(Collected data entries)
*** Begin section ***

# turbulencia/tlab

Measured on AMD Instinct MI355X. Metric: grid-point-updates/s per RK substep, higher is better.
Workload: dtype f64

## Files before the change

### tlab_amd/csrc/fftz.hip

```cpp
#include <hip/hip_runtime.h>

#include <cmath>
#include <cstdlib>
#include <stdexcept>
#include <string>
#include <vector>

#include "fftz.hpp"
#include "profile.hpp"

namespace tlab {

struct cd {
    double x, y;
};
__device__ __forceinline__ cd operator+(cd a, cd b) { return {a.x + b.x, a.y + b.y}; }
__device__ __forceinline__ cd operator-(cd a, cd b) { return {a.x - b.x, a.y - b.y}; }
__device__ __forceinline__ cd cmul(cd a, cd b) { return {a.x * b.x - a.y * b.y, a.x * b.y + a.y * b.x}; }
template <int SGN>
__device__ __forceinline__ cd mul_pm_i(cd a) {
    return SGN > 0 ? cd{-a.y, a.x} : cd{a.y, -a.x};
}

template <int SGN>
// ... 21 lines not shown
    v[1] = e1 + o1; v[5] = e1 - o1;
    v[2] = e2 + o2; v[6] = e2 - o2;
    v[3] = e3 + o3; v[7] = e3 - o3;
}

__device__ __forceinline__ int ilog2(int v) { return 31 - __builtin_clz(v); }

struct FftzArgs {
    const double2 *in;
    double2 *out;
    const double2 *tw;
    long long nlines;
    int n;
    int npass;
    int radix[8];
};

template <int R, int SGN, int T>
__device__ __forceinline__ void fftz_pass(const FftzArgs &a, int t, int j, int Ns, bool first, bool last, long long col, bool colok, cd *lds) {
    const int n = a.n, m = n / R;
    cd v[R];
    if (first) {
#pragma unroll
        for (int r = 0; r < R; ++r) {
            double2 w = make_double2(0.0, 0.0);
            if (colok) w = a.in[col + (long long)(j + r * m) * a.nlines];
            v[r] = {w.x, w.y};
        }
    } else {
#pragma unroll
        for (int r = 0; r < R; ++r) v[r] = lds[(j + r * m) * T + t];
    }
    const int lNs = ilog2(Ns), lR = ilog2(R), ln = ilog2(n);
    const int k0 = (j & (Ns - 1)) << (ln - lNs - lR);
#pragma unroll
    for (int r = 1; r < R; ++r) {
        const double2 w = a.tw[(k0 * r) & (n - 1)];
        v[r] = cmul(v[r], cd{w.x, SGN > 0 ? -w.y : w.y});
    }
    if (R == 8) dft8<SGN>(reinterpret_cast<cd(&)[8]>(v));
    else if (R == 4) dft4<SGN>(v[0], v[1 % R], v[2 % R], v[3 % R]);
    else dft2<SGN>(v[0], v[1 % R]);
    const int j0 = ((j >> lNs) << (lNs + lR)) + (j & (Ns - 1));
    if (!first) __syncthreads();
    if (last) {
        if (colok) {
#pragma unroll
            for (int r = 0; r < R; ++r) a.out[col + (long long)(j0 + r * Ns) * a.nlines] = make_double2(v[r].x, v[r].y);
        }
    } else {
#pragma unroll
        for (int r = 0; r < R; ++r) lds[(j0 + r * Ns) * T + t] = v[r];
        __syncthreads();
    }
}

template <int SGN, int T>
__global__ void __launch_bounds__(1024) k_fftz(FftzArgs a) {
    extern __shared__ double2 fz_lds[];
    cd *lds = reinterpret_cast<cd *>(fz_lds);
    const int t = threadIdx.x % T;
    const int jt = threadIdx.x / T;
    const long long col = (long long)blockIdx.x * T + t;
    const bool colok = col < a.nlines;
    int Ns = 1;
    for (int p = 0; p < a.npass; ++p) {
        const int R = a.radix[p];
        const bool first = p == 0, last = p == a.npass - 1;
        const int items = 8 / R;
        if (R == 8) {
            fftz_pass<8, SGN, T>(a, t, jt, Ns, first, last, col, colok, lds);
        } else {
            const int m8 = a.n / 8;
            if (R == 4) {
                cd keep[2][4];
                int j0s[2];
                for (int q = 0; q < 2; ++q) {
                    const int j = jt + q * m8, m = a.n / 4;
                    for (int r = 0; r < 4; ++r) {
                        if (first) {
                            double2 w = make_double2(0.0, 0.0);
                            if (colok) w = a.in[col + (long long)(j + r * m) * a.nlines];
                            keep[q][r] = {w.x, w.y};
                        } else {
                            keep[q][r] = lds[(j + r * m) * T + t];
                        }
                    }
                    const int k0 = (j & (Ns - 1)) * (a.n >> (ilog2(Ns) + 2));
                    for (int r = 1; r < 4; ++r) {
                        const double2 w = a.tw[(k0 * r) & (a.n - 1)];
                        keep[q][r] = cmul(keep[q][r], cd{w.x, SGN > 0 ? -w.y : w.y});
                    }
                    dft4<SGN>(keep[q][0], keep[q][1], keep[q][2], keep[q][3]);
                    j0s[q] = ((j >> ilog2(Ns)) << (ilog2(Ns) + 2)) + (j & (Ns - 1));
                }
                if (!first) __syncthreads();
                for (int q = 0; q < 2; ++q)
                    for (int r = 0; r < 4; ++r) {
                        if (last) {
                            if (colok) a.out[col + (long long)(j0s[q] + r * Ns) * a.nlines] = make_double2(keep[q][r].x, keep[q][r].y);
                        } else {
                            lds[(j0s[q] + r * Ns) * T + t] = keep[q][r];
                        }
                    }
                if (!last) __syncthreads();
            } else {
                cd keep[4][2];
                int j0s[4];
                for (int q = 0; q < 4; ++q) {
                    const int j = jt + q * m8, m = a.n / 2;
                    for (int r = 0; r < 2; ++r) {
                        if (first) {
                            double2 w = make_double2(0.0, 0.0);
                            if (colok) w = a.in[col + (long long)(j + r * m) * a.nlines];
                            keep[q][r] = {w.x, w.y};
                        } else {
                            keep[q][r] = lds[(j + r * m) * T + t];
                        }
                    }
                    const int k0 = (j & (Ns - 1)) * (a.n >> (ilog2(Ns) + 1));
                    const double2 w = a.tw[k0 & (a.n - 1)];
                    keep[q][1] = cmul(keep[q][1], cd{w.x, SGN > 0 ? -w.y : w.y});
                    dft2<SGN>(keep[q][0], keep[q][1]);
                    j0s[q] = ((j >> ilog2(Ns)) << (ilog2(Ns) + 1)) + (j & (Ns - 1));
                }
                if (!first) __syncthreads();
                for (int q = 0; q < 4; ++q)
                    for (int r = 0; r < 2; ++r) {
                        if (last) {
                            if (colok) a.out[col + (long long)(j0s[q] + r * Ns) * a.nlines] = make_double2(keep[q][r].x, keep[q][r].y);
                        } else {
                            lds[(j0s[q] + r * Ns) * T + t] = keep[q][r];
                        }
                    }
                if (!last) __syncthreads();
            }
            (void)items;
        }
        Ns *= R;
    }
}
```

*** End section ***

State how many lines of the entries above include the string "operator". The reply is that number alone.

ANSWER FOR THIS EXERCISE.
2